LendInvest to raise £50m with first retail bond

LendInvest to raise £50m with first retail bond

LendInvest has issued a £50m retail bond on the London Stock Exchange – a first for the lender.

The lender already has £50m of commitments from investors and interest was oversubscribed, bringing its assets to £500m.

The retail bond is the first in a £500m bond programme that LendInvest intends to roll out in the next few years as and when it requires additional capital.

Investors are earning 5.25% for five years secured against LendInvest’s mortgage portfolio.

Christian Faes, co-founder and chief executive of LendInvest, said: “Listing our bond on the London Stock Exchange today marks a significant achievement for LendInvest, and adds considerable strength to our lending platform. At LendInvest we aspire to be an alternative lender that continues to innovate, not just in terms of the technology we are building, but in all aspects of our business.

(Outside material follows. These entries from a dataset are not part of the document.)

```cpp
template <typename T, typename TO>
__global__ __launch_bounds__(NT) void ce_bwd_kernel(const T* logits, const long* labels, long ignore, const float* lse, const float* gscale,
                                                    const float* count, TO* dlogits, int rows, int V, int ld, int ldd) {
  const int row = blockIdx.x;
  const T* lr = logits + (long)row * ld;
  TO* dr = dlogits + (long)row * ldd;
  const long lab = labels[row];
  const float l = lse[row];
  const float sc = (lab == ignore) ? 0.f : gscale[0] / fmaxf(count[0], 1.0f);
  int c_first = 0;
  if constexpr (sizeof(T) == 4) {
    if ((ld & 3) == 0 && (ldd & 3) == 0 && (((uintptr_t)logits) & 15) == 0 && (((uintptr_t)dlogits) & 15) == 0) {
      const int V4 = V & ~3;
      for (int c = threadIdx.x * 4; c < V4; c += NT * 4) {
        const f32x4 x = *(const f32x4*)((const float*)lr + c);
        f32x4 g;
#pragma unroll
        for (int e = 0; e < 4; ++e) g[e] = (__expf(x[e] - l) - (c + e == lab ? 1.f : 0.f)) * sc;
        if constexpr (sizeof(TO) == 2) *(bf16x4*)((bf16*)dr + c) = bf16x4{(bf16)g[0], (bf16)g[1], (bf16)g[2], (bf16)g[3]};
        else *(f32x4*)((float*)dr + c) = g;
      }
      c_first = V4;
    }
  }
  for (int c = c_first + threadIdx.x; c < ldd; c += NT) {
    float g = 0.f;
    if (c < V) g = (__expf((float)lr[c] - l) - (c == lab ? 1.f : 0.f)) * sc;
    dr[c] = (TO)g;
  }
}

__global__ __launch_bounds__(NT) void smooth_l1_sum_kernel(const float* pred, const float* target, long n, float* loss_sum) {
  __shared__ float s_w[NT / 64];
  float acc = 0.f;
  const long stride = (long)gridDim.x * NT * 4;
  long i = ((long)blockIdx.x * NT + threadIdx.x) * 4;
  for (; i + 3 * stride < n; i += 4 * stride) {
    f32x4 a[4], b[4];
#pragma unroll
    for (int u = 0; u < 4; ++u) { a[u] = *(const f32x4*)(pred + i + u * stride); b[u] = *(const f32x4*)(target + i + u * stride); }
#pragma unroll
    for (int u = 0; u < 4; ++u)
#pragma unroll
      for (int e = 0; e < 4; ++e) {
        const float d = fabsf(a[u][e] - b[u][e]);
        acc += d < 1.0f ? 0.5f * d * d : d - 0.5f;
      }
  }
  for (; i < n; i += stride) {
    const f32x4 a = *(const f32x4*)(pred + i), b = *(const f32x4*)(target + i);
#pragma unroll
    for (int e = 0; e < 4; ++e) {
      const float d = fabsf(a[e] - b[e]);
      acc += d < 1.0f ? 0.5f * d * d : d - 0.5f;
    }
  }
  acc = wave_sum(acc);
  if ((threadIdx.x & 63) == 0) s_w[threadIdx.x >> 6] = acc;
  __syncthreads();
  if (threadIdx.x == 0) {
    float t = 0.f;
// ... 552 lines not shown

extern "C" int mvlt_smooth_l1_fwd(const float* pred, const float* target, long n, float* loss_sum, void* stream) {
  MVLT_REQUIRE(pred && target && loss_sum && n > 0 && n % 4 == 0 && (((uintptr_t)pred | (uintptr_t)target) & 15) == 0,
               "mvlt_smooth_l1_fwd: bad arguments (n multiple of 4, 16-byte aligned)");
  MVLT_LAUNCH(smooth_l1_sum_kernel, dim3(grid_for(n / 4, 2048)), dim3(NT), 0, (hipStream_t)stream, pred, target, n, loss_sum);
  return mvlt_check_launch("mvlt_smooth_l1_fwd");
}

extern "C" int mvlt_smooth_l1_bwd(const float* pred, const float* target, long n, const float* gscale, float* grad, void* stream) {
  MVLT_REQUIRE(pred && target && gscale && grad && n > 0 && n % 4 == 0 && (((uintptr_t)pred | (uintptr_t)target | (uintptr_t)grad) & 15) == 0,
               "mvlt_smooth_l1_bwd: bad arguments (n multiple of 4, 16-byte aligned)");
  MVLT_LAUNCH(smooth_l1_grad_kernel, dim3(grid_for(n / 4, 8192)), dim3(NT), 0, (hipStream_t)stream, pred, target, n, gscale, 1.0f / (float)n, grad);
  return mvlt_check_launch("mvlt_smooth_l1_bwd");
}

extern "C" int mvlt_adamw_step(float* p, const float* g, float* m, float* v, void* p_bf16, long n, const float* hp,
                               const uint8_t* decay_mask, const float* gscale_dev, void* stream) {
  MVLT_REQUIRE(p && g && m && v && hp && n >= 0 && n % 4 == 0, "mvlt_adamw_step: bad arguments (n must be a multiple of 4)");
  if (n == 0) return MVLT_OK;
  MVLT_LAUNCH((adamw_kernel<false>), dim3(grid_for(n / 4, 8192)), dim3(NT), 0, (hipStream_t)stream, p, g, m, v, (bf16*)p_bf16, n, hp, decay_mask, gscale_dev);
  return mvlt_check_launch("mvlt_adamw_step");
}

extern "C" int mvlt_ext_version(void) { return MVLT_EXT_VERSION; }

extern "C" int mvlt_adamw_step_gated(float* p, const float* g, float* m, float* v, void* p_bf16, long n, const float* hp,
                                     const uint8_t* decay_mask, const float* gate, void* stream) {
  MVLT_REQUIRE(p && g && m && v && hp && gate && n >= 0 && n % 4 == 0, "mvlt_adamw_step_gated: bad arguments (null pointer, or n is not a multiple of 4)");
  if (n == 0) return MVLT_OK;
  MVLT_LAUNCH((adamw_kernel<true>), dim3(grid_for(n / 4, 8192)), dim3(NT), 0, (hipStream_t)stream, p, g, m, v, (bf16*)p_bf16, n, hp, decay_mask, gate);
  return mvlt_check_launch("mvlt_adamw_step_gated");
}

extern "C" int mvlt_step_gate(const float* partials, int n_partials, float grad_scale, float max_norm, float* out, int* counters, void* stream) {
  MVLT_REQUIRE(partials && out && counters, "mvlt_step_gate: null pointer (partials, out and counters are required)");
  MVLT_REQUIRE(n_partials >= 1 && n_partials <= 1024, "mvlt_step_gate: n_partials must be in [1, 1024], got %d", n_partials);
  MVLT_LAUNCH(step_gate_kernel, dim3(1), dim3(NT), 0, (hipStream_t)stream, partials, n_partials, grad_scale, max_norm, out, counters);
  return mvlt_check_launch("mvlt_step_gate");
}

extern "C" int mvlt_grad_sumsq(const float* g, long n, const uint8_t* mask, float* partials, int n_partials, void* stream) {
  MVLT_REQUIRE(g && partials && n >= 0 && n % 4 == 0, "mvlt_grad_sumsq: bad arguments (n must be a multiple of 4)");
  MVLT_REQUIRE(n_partials >= 1 && n_partials <= 1024, "mvlt_grad_sumsq: n_partials must be in [1, 1024], got %d", n_partials);
  MVLT_REQUIRE(((uintptr_t)g & 15) == 0 && ((uintptr_t)mask & 3) == 0, "mvlt_grad_sumsq: g must be 16-byte aligned, mask 4-byte aligned");
  if (mask) MVLT_LAUNCH((grad_sumsq_kernel<true>), dim3(n_partials), dim3(NT), 0, (hipStream_t)stream, g, n, mask, partials);
  else MVLT_LAUNCH((grad_sumsq_kernel<false>), dim3(n_partials), dim3(NT), 0, (hipStream_t)stream, g, n, mask, partials);
  return mvlt_check_launch("mvlt_grad_sumsq");
}

extern "C" int mvlt_clip_coef(const float* partials, int n_partials, float grad_scale, float max_norm, float* out, void* stream) {
  MVLT_REQUIRE(partials && out && n_partials >= 1 && n_partials <= 1024, "mvlt_clip_coef: bad arguments (n_partials must be in [1, 1024])");
  MVLT_LAUNCH(clip_coef_kernel, dim3(1), dim3(NT), 0, (hipStream_t)stream, partials, n_partials, grad_scale, max_norm, out);
  return mvlt_check_launch("mvlt_clip_coef");
}

extern "C" int mvlt_scale_by_dev(float* x, long n, const float* factor_dev, void* stream) {
  MVLT_REQUIRE(x && factor_dev && n >= 0 && n % 4 == 0 && ((uintptr_t)x & 15) == 0, "mvlt_scale_by_dev: bad arguments (n must be a multiple of 4, x 16-byte aligned)");
  if (n == 0) return MVLT_OK;
  MVLT_LAUNCH(scale_by_dev_kernel, dim3(grid_for(n / 4, 8192)), dim3(NT), 0, (hipStream_t)stream, x, n, factor_dev);
  return mvlt_check_launch("mvlt_scale_by_dev");
}

extern "C" int mvlt_cast_bf16(const float* src, void* dst, long n, void* stream) {
  MVLT_REQUIRE(src && dst && n >= 0 && n % 4 == 0, "mvlt_cast_bf16: bad arguments (n must be a multiple of 4)");
  if (n == 0) return MVLT_OK;
  MVLT_LAUNCH(cast_f32_bf16_kernel, dim3(grid_for(n / 4, 8192)), dim3(NT), 0, (hipStream_t)stream, src, (bf16*)dst, n);
// ... 54 lines not shown
```

mvlt_amd/engine.py:

```python
import math

import torch
import torch.nn.functional as F

from ._lib import MVLTError
from .metrics import MetricLogger, SmoothedValue
from .params import pool_zeros

MLM_LOSS_WEIGHT, ITM_LOSS_WEIGHT, T2I_LOSS_WEIGHT = 1, 1, 10
USE_ORI_INPUT_IDS = False


def _core(model):
    return model.module if hasattr(model, "module") else model


class _SmoothL1Fn(torch.autograd.Function):

    @staticmethod
    def forward(ctx, pred, target):
        from . import ops
        pred, target = pred.contiguous(), target.contiguous()
        acc = pool_zeros((1,), torch.float32, pred.device)
        ops.smooth_l1_fwd(pred, target, acc)
# ... 152 lines not shown
        self.pin.copy_(vals, non_blocking=True)
        self.ev.record()

    def get(self):
        self.ev.synchronize()
        return self.pin.tolist()
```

“We launched the bond programme to make our asset class available to retail investors through an LSE listed offering because it is a well-established, robust structure that offers customers considerable protections. However, whilst the bond was popular with retail investors, some of the City’s largest institutional investors also made significant investments.

“For four years now, we have been able to grow our business, make major investments in people and technology, and be a consistently profitable business. This track record was key to giving retail bond investors the comfort and confidence that LendInvest is a financially viable and sustainable business, and one that they could trust with their investment.”

This is the first maiden retail bond launch since the Brexit vote last year.

The bond was issued by LendInvest Secured Income Plc, a wholly-owned subsidiary of LendInvest created for the purpose of launching the bonds.

Faes added: “The demand for our first retail bond shows the depth and breadth of investor appetite for income-generating investments that are secured.

“We look forward to returning to the LSE over the next few years as our retail bond programme rolls out.”